__device__ __forceinline__ const double* estmaf_tile_col(const double* marg_blocks, uint64_t site,
                                                         uint64_t tile_T, uint64_t I_tot) {
  const uint64_t j = site / tile_T, t = site - j * tile_T;
  return marg_blocks + post_lane_off((j >> 6) * tile_T + t, j & 63, I_tot);
}

#define ESTMAF_SHARED(NI, BLOCK)                                                              \
  constexpr bool PARK_ = ((BLOCK) == 64 && (NI) >= 8);                                         \
  __shared__ double xch[2][ESTMAF_MAXW][2];                       \
  __shared__ double2 nodebuf[PARK_ ? EN : 1][PARK_ ? 65 : 1];                                  \
  __shared__ double2 xnode[PARK_ ? 1 : EN][PARK_ ? 1 : (BLOCK) / 64]

template <int NI, int BLOCK, bool TILE>
__global__ void __launch_bounds__(BLOCK) __attribute__((amdgpu_waves_per_eu(2)))
k_fast_estmaf(const GlView gl, const double* __restrict__ marg_blocks,
              uint64_t S_own, uint64_t I_tot, uint64_t I_blk, uint64_t tile_T,
              double* __restrict__ freq_out, uint8_t* __restrict__ redo,
              uint8_t* __restrict__ status, double* __restrict__ state, uint64_t state_stride,
              int n_exact, int allow_build, uint64_t blk0, uint32_t* __restrict__ cnt) {
  ESTMAF_SHARED(NI, BLOCK);
  uint64_t site;
  const double* tile_col = nullptr;
  if constexpr (TILE) {
    const uint64_t b = blockIdx.x + blk0, x = b & 7, k = b >> 3;
    const uint64_t q = ((k >> 3) << 6) + (x << 3) + (k & 7);
    const uint64_t tile_row = q >> 6, l = q & 63;
    const uint64_t c = tile_row / tile_T, t = tile_row - c * tile_T;
    site = (c * 64 + l) * tile_T + t;
    if (site >= S_own) return;
    tile_col = marg_blocks + post_lane_off(tile_row, l, I_tot);
  } else {
    site = blockIdx.x;
  }
  extern __shared__ double2 park_mem[];
  estmaf_site<NI, BLOCK, TILE>(gl, marg_blocks, S_own, I_tot, I_blk, freq_out, redo, status, state,
                               state_stride, 1, n_exact, allow_build, site, tile_col, cnt, xch, nodebuf,
                               xnode, park_mem);
}

template <int NI, int BLOCK, bool TILE>
__global__ void __launch_bounds__(BLOCK) __attribute__((amdgpu_waves_per_eu(2)))
k_fast_estmaf_resume(const GlView gl, const double* __restrict__ marg_blocks,
                     uint64_t S_own, uint64_t I_tot, uint64_t I_blk, uint64_t tile_T,
                     double* __restrict__ freq_out, uint8_t* __restrict__ redo,
                     uint8_t* __restrict__ status, double* __restrict__ state,
                     uint64_t state_stride, int n_exact, int allow_build, uint64_t row0,
                     uint64_t row1, uint32_t* __restrict__ cnt, int cnt_slot) {
  ESTMAF_SHARED(NI, BLOCK);
  extern __shared__ double2 park_mem[];
  const int lane = threadIdx.x & 63;
  for (uint64_t base = (uint64_t)blockIdx.x * 64; base < S_own; base += (uint64_t)gridDim.x * 64) {
    const uint64_t s = base + lane;
    const bool need = s < S_own && in_tile_rows(s, TILE ? tile_T : 0, row0, row1) &&
                      status[s] == EST_EXACT;
    uint64_t mask = __ballot(need);
    if (mask && threadIdx.x == 0) atomicAdd(cnt + cnt_slot, (uint32_t)__popcll(mask));
    if constexpr (BLOCK > 64) __syncthreads();
    while (mask) {
      const uint64_t site = base + (uint64_t)__builtin_ctzll(mask);
      mask &= mask - 1;
      const double* tile_col = TILE ? estmaf_tile_col(marg_blocks, site, tile_T, I_tot) : nullptr;
      estmaf_site<NI, BLOCK, TILE>(gl, marg_blocks, S_own, I_tot, I_blk, freq_out, redo, status,
                                   state, state_stride, 0, n_exact, allow_build, site, tile_col, cnt,
                                   xch, nodebuf, xnode, park_mem);
      if constexpr (BLOCK > 64) __syncthreads();
    }
  }
}

__device__ __forceinline__ double row_sum(double v) {
  v = __dadd_rn(v, dpp_move<0xB1>(v));
  v = __dadd_rn(v, dpp_move<0x4E>(v));
  v = __dadd_rn(v, dpp_move<0x141>(v));
  v = __dadd_rn(v, dpp_move<0x140>(v));
  return v;
}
· · · ·
_What needs to be done_
Every entry is to be returned exactly, with nothing dropped.

_Result below_
__device__ __forceinline__ const double* estmaf_tile_col(const double* marg_blocks, uint64_t site,
                                                         uint64_t tile_T, uint64_t I_tot) {
  const uint64_t j = site / tile_T, t = site - j * tile_T;
  return marg_blocks + post_lane_off((j >> 6) * tile_T + t, j & 63, I_tot);
}

#define ESTMAF_SHARED(NI, BLOCK)                                                              \
  constexpr bool PARK_ = ((BLOCK) == 64 && (NI) >= 8);                                         \
  __shared__ double xch[2][ESTMAF_MAXW][2];                       \
  __shared__ double2 nodebuf[PARK_ ? EN : 1][PARK_ ? 65 : 1];                                  \
  __shared__ double2 xnode[PARK_ ? 1 : EN][PARK_ ? 1 : (BLOCK) / 64]

template <int NI, int BLOCK, bool TILE>
__global__ void __launch_bounds__(BLOCK) __attribute__((amdgpu_waves_per_eu(2)))
k_fast_estmaf(const GlView gl, const double* __restrict__ marg_blocks,
              uint64_t S_own, uint64_t I_tot, uint64_t I_blk, uint64_t tile_T,
              double* __restrict__ freq_out, uint8_t* __restrict__ redo,
              uint8_t* __restrict__ status, double* __restrict__ state, uint64_t state_stride,
              int n_exact, int allow_build, uint64_t blk0, uint32_t* __restrict__ cnt) {
  ESTMAF_SHARED(NI, BLOCK);
  uint64_t site;
  const double* tile_col = nullptr;
  if constexpr (TILE) {
    const uint64_t b = blockIdx.x + blk0, x = b & 7, k = b >> 3;
    const uint64_t q = ((k >> 3) << 6) + (x << 3) + (k & 7);
    const uint64_t tile_row = q >> 6, l = q & 63;
    const uint64_t c = tile_row / tile_T, t = tile_row - c * tile_T;
    site = (c * 64 + l) * tile_T + t;
    if (site >= S_own) return;
    tile_col = marg_blocks + post_lane_off(tile_row, l, I_tot);
  } else {
    site = blockIdx.x;
  }
  extern __shared__ double2 park_mem[];
  estmaf_site<NI, BLOCK, TILE>(gl, marg_blocks, S_own, I_tot, I_blk, freq_out, redo, status, state,
                               state_stride, 1, n_exact, allow_build, site, tile_col, cnt, xch, nodebuf,
                               xnode, park_mem);
}

template <int NI, int BLOCK, bool TILE>
__global__ void __launch_bounds__(BLOCK) __attribute__((amdgpu_waves_per_eu(2)))
k_fast_estmaf_resume(const GlView gl, const double* __restrict__ marg_blocks,
                     uint64_t S_own, uint64_t I_tot, uint64_t I_blk, uint64_t tile_T,
                     double* __restrict__ freq_out, uint8_t* __restrict__ redo,
                     uint8_t* __restrict__ status, double* __restrict__ state,
                     uint64_t state_stride, int n_exact, int allow_build, uint64_t row0,
                     uint64_t row1, uint32_t* __restrict__ cnt, int cnt_slot) {
  ESTMAF_SHARED(NI, BLOCK);
  extern __shared__ double2 park_mem[];
  const int lane = threadIdx.x & 63;
  for (uint64_t base = (uint64_t)blockIdx.x * 64; base < S_own; base += (uint64_t)gridDim.x * 64) {
    const uint64_t s = base + lane;
    const bool need = s < S_own && in_tile_rows(s, TILE ? tile_T : 0, row0, row1) &&
                      status[s] == EST_EXACT;
    uint64_t mask = __ballot(need);
    if (mask && threadIdx.x == 0) atomicAdd(cnt + cnt_slot, (uint32_t)__popcll(mask));
    if constexpr (BLOCK > 64) __syncthreads();
    while (mask) {
      const uint64_t site = base + (uint64_t)__builtin_ctzll(mask);
      mask &= mask - 1;
      const double* tile_col = TILE ? estmaf_tile_col(marg_blocks, site, tile_T, I_tot) : nullptr;
      estmaf_site<NI, BLOCK, TILE>(gl, marg_blocks, S_own, I_tot, I_blk, freq_out, redo, status,
                                   state, state_stride, 0, n_exact, allow_build, site, tile_col, cnt,
                                   xch, nodebuf, xnode, park_mem);
      if constexpr (BLOCK > 64) __syncthreads();
    }
  }
}

__device__ __forceinline__ double row_sum(double v) {
  v = __dadd_rn(v, dpp_move<0xB1>(v));
  v = __dadd_rn(v, dpp_move<0x4E>(v));
  v = __dadd_rn(v, dpp_move<0x141>(v));
  v = __dadd_rn(v, dpp_move<0x140>(v));
  return v;
}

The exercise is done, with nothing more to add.